[What you are asked to do]: Write out every line from the listing below where the string "memory" is found.

═══ Given entries

# dbolya/yolact

Measured on AMD Instinct MI355X. Metric: images/sec (550x550, batch 8 per GPU), YOLACT yolact_resnet50 forward + Detect (Fast NMS), higher is better.
Workload: dtype f32 (fp32 in / fp32 accumulate / fp32 out; 93 % of the GEMM time on fp16x2 tiles = every fp32 operand as two fp16 pieces by round to nearest (22 significant bits + 2 signs: exact for ~2/3 of all fp32 values, one fp32 ulp otherwise), 3 exact piece products per product on the fp16 matrix pipe; measure

## Files before the change

yolact_amd/csrc/wgemm.hip:

```cpp
#include "common.h"
#include <stdlib.h>
#include <type_traits>
#include "../../include/yolact_amd.h"

int ymi_internal_prof_begin(double flops, int tile, int kind, hipStream_t s);
void ymi_internal_prof_end(int idx, hipStream_t s);

namespace {

typedef __attribute__((address_space(3))) void *lds_ptr_t;
typedef _Float16 f16x8 __attribute__((ext_vector_type(8)));
typedef unsigned u32x4 __attribute__((ext_vector_type(4)));
constexpr unsigned OOB = 0x80000000u;

constexpr int BM = 128, BN = 256;
constexpr int A_BYTES = 2 * BM * 64, B_BYTES = 2 * BN * 64, STAGE = A_BYTES + B_BYTES, NST = 3;
constexpr int OFF_SC = NST * STAGE, WG_LDS = OFF_SC + 2 * BN * 4;
constexpr int NPC = 12;

struct WgParams {
  const char *v, *u;
  const float *uinv, *x_amax;
  float *m;
  long v_gs, u_gs, m_gs;
  unsigned v_plane, u_plane;
  int G, T, C, Ng, cout_pad, tiles_m, tiles_n, nitems;
  float amax_mul;
  unsigned long long *trace;
  int abl;
};

__global__ __launch_bounds__(512, 2) void wgemm_k(const WgParams p) {
#if defined(__HIP_DEVICE_COMPILE__)
  __shared__ __attribute__((aligned(16))) char lds[WG_LDS];
  const int t = threadIdx.x, lane = t & 63, wave = __builtin_amdgcn_readfirstlane(t >> 6);
  const bool producer = wave >= 4;
  const int lr = lane & 31, hh = lane >> 5;
  const int nk = p.C >> 5;
  const int nb = (int)gridDim.x, b0 = (int)blockIdx.x;
  const int my_items = (p.nitems - b0 + nb - 1) / nb;
  const int nsteps = my_items * nk;
#ifdef YMI_DIAGNOSTICS
  unsigned long long tr_[8] = {0, 0, 0, 0, 0, 0, 0, 0};
  const bool tracing = p.trace != nullptr;
  tr_[0] = __builtin_amdgcn_s_memtime();
#endif
#define WG_WAIT_VM(N) asm volatile("s_waitcnt vmcnt(%0)" ::"n"(N) : "memory")
#define WG_BARRIER() asm volatile("s_waitcnt lgkmcnt(0)\n\ts_barrier" ::: "memory")
  auto decode = [&](int it, int &g, int &tm, int &tn) {
    tn = it % p.tiles_n;
    const int r = it / p.tiles_n;
    tm = r % p.tiles_m;
    g = r / p.tiles_m;
  };

  if (producer) {
    const int pw = wave - 4;
    int a_row[4], a_dst[4], b_row[8], b_dst[8];
    unsigned a_ko[4], b_ko[8];
#pragma unroll
    for (int i = 0; i < 4; ++i) {
      const int q = pw + 4 * i, plane = q >> 3, rg = q & 7;
      const int row = rg * 16 + (lane >> 2), lsl = (lane & 3) ^ ((row >> 2) & 3);
      a_row[i] = row; a_ko[i] = (unsigned)plane * p.v_plane + 16u * lsl; a_dst[i] = plane * (BM * 64) + rg * 1024;
    }
#pragma unroll
    for (int i = 0; i < 8; ++i) {
      const int q = pw + 4 * i, plane = q >> 4, rg = q & 15;
      const int row = rg * 16 + (lane >> 2), lsl = (lane & 3) ^ ((row >> 2) & 3);
      b_row[i] = row; b_ko[i] = (unsigned)plane * p.u_plane + 16u * lsl; b_dst[i] = A_BYTES + plane * (BN * 64) + rg * 1024;
    }
    int ridx = 0, rkc = 0;
    __amdgpu_buffer_rsrc_t vrs, urs, srs;
    unsigned a_vo[4], b_vo[8];
    int sc_par = 0;
    auto open_item = [&](int idx) {
      const bool live = idx < my_items;
      int g = 0, tm = 0, tn = 0;
      decode(live ? b0 + idx * nb : 0, g, tm, tn);
      vrs = __builtin_amdgcn_make_buffer_rsrc((void *)(p.v + (size_t)g * p.v_gs), 0, live ? (int)p.v_gs : 0, 0x00020000);
      urs = __builtin_amdgcn_make_buffer_rsrc((void *)(p.u + (size_t)g * p.u_gs), 0, live ? (int)p.u_gs : 0, 0x00020000);
      srs = __builtin_amdgcn_make_buffer_rsrc((void *)(p.uinv + (size_t)g * p.cout_pad), 0, live ? p.cout_pad * 4 : 0, 0x00020000);
#pragma unroll
      for (int i = 0; i < 4; ++i) {
        const int row = tm * BM + a_row[i];
        a_vo[i] = (live && row < p.T && !(p.abl & 2)) ? a_ko[i] + (unsigned)(row * p.C) * 2u : OOB;
      }
#pragma unroll
      for (int i = 0; i < 8; ++i) {
        const int row = tn * BN + b_row[i];
        b_vo[i] = (live && row < p.cout_pad && !(p.abl & 4)) ? b_ko[i] + (unsigned)(row * p.C) * 2u : OOB;
      }
      const int n = tn * BN + 4 * lane;
      __builtin_amdgcn_raw_ptr_buffer_load_lds(srs, (lds_ptr_t)(lds + OFF_SC + sc_par * (BN * 4)), 16, (live && n < p.cout_pad) ? (unsigned)n * 4u : OOB, 0, 0, 0);
      sc_par ^= 1;
    };
    auto request = [&](int stage) {
      if (rkc == 0) open_item(ridx);
      char *dst = lds + stage * STAGE;
      const unsigned so = (unsigned)rkc * 64u;
#pragma unroll
      for (int i = 0; i < 4; ++i) __builtin_amdgcn_raw_ptr_buffer_load_lds(vrs, (lds_ptr_t)(dst + a_dst[i]), 16, a_vo[i], so, 0, 0);
#pragma unroll
      for (int i = 0; i < 8; ++i) __builtin_amdgcn_raw_ptr_buffer_load_lds(urs, (lds_ptr_t)(dst + b_dst[i]), 16, b_vo[i], so, 0, 0);
      if (++rkc == nk) { rkc = 0; ++ridx; }
    };
    request(0);
    request(1);
    WG_WAIT_VM(NPC);
#ifdef YMI_DIAGNOSTICS
    tr_[1] = __builtin_amdgcn_s_memtime();
#endif
    WG_BARRIER();
    int st = 2;
    for (int s = 0; s < nsteps; ++s) {
      request(st);
      st = st == 2 ? 0 : st + 1;
#ifdef YMI_DIAGNOSTICS
      const unsigned long long a_ = tracing ? __builtin_amdgcn_s_memtime() : 0ull;
#endif
      WG_WAIT_VM(NPC);
#ifdef YMI_DIAGNOSTICS
      const unsigned long long b_ = tracing ? __builtin_amdgcn_s_memtime() : 0ull;
#endif
      WG_BARRIER();
#ifdef YMI_DIAGNOSTICS
      if (tracing) { tr_[2] += b_ - a_; tr_[3] += __builtin_amdgcn_s_memtime() - b_; }
#endif
    }
    WG_WAIT_VM(0);
  } else {
    const int wc = wave & 1, wp = wave >> 1;
    const int psw = (lr >> 2) & 3;
    float sA, invA;
    ymi_h2_scale(ymi_amax_read(p.x_amax) * p.amax_mul, sA, invA);
    f32x16 acc[4][2];
#pragma unroll
    for (int i = 0; i < 4; ++i)
#pragma unroll
      for (int j = 0; j < 2; ++j)
#pragma unroll
        for (int r = 0; r < 16; ++r) acc[i][j][r] = 0.f;
    const int uo0 = A_BYTES + (32 * (4 * wc) + lr) * 64 + 16 * ((0 + hh) ^ psw), uo1 = A_BYTES + (32 * (4 * wc) + lr) * 64 + 16 * ((2 + hh) ^ psw);
    const int vo0 = (32 * (2 * wp) + lr) * 64 + 16 * ((0 + hh) ^ psw), vo1 = (32 * (2 * wp) + lr) * 64 + 16 * ((2 + hh) ^ psw);
#ifdef YMI_DIAGNOSTICS
    tr_[1] = __builtin_amdgcn_s_memtime();
#endif
    WG_BARRIER();
    __builtin_amdgcn_s_setprio(1);
    int st = 0, kc = 0, idx = 0, sc_par = 0;
    for (int s = 0; s < nsteps; ++s) {
      const char *sb = lds + st * STAGE;
#pragma unroll
      for (int s2 = 0; s2 < 2; ++s2) {
        const char *ub = sb + (s2 ? uo1 : uo0), *vb = sb + (s2 ? vo1 : vo0);
        f16x8 vh[2], vl[2];
#pragma unroll
        for (int j = 0; j < 2; ++j) {
          vh[j] = *reinterpret_cast<const f16x8 *>(vb + j * 2048);
          vl[j] = *reinterpret_cast<const f16x8 *>(vb + BM * 64 + j * 2048);
        }
#pragma unroll
        for (int ip = 0; ip < 2; ++ip) {
          f16x8 uh[2], ul[2];
#pragma unroll
          for (int ii = 0; ii < 2; ++ii) {
            uh[ii] = *reinterpret_cast<const f16x8 *>(ub + (2 * ip + ii) * 2048);
            ul[ii] = *reinterpret_cast<const f16x8 *>(ub + BN * 64 + (2 * ip + ii) * 2048);
          }
#pragma unroll
          for (int pr = 0; pr < 3; ++pr)
#pragma unroll
            for (int ii = 0; ii < 2; ++ii)
#pragma unroll
              for (int j = 0; j < 2; ++j)
#ifdef YMI_DIAGNOSTICS
                if (!(p.abl & 8))
#endif
                acc[2 * ip + ii][j] = __builtin_amdgcn_mfma_f32_32x32x16_f16(pr == 0 ? ul[ii] : uh[ii], pr == 1 ? vl[j] : vh[j], acc[2 * ip + ii][j], 0, 0, 0);
        }
      }
      st = st == 2 ? 0 : st + 1;
      if (++kc == nk) {
        kc = 0;
        int g, tm, tn;
        decode(b0 + idx * nb, g, tm, tn);
        ++idx;
        const float *sc = reinterpret_cast<const float *>(lds + OFF_SC + sc_par * (BN * 4));
        sc_par ^= 1;
        float *mg = p.m + (size_t)g * p.m_gs;
#pragma unroll
        for (int j = 0; j < 2; ++j) {
          const int row = tm * BM + 32 * (2 * wp + j) + lr;
          const bool rok = row < p.T;
#pragma unroll
          for (int i = 0; i < 4; ++i)
#pragma unroll
            for (int gq = 0; gq < 4; ++gq) {
              const int nl = 32 * (4 * wc + i) + 8 * gq + 4 * hh, n = tn * BN + nl;
              const f32x4 s4 = *reinterpret_cast<const f32x4 *>(sc + nl);
              f32x4 v;
#pragma unroll
              for (int e = 0; e < 4; ++e) { v[e] = acc[i][j][4 * gq + e] * (s4[e] * invA); acc[i][j][4 * gq + e] = 0.f; }
#ifdef YMI_DIAGNOSTICS
              if (p.abl & 1) continue;
              if (p.abl & 16) { if (rok && n < p.Ng) __builtin_nontemporal_store(v, reinterpret_cast<f32x4 *>(mg + (size_t)row * p.Ng + n)); continue; }
#endif
              if (rok && n < p.Ng) *reinterpret_cast<f32x4 *>(mg + (size_t)row * p.Ng + n) = v;
            }
        }
      }
#ifdef YMI_DIAGNOSTICS
      const unsigned long long a_ = tracing ? __builtin_amdgcn_s_memtime() : 0ull;
#endif
      WG_BARRIER();
#ifdef YMI_DIAGNOSTICS
      if (tracing) tr_[3] += __builtin_amdgcn_s_memtime() - a_;
#endif
    }
    __builtin_amdgcn_s_setprio(0);
  }
#undef WG_WAIT_VM
#undef WG_BARRIER
#ifdef YMI_DIAGNOSTICS
  if (tracing) {
    asm volatile("s_waitcnt vmcnt(0)" ::: "memory");
    tr_[5] = __builtin_amdgcn_s_memtime();
    if (lane == 0 && (wave == 0 || wave == 4)) {
      unsigned long long *o_ = p.trace + 32 * (size_t)blockIdx.x + (wave == 0 ? 0 : 16);
#pragma unroll
      for (int i = 0; i < 8; ++i) o_[i] = tr_[i];
      o_[14] = (unsigned long long)nsteps;
      o_[15] = 1;
    }
  }
#endif
#endif
}

}
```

══════

[Response to this exercise]:
#define WG_WAIT_VM(N) asm volatile("s_waitcnt vmcnt(%0)" ::"n"(N) : "memory")
#define WG_BARRIER() asm volatile("s_waitcnt lgkmcnt(0)\n\ts_barrier" ::: "memory")
    asm volatile("s_waitcnt vmcnt(0)" ::: "memory");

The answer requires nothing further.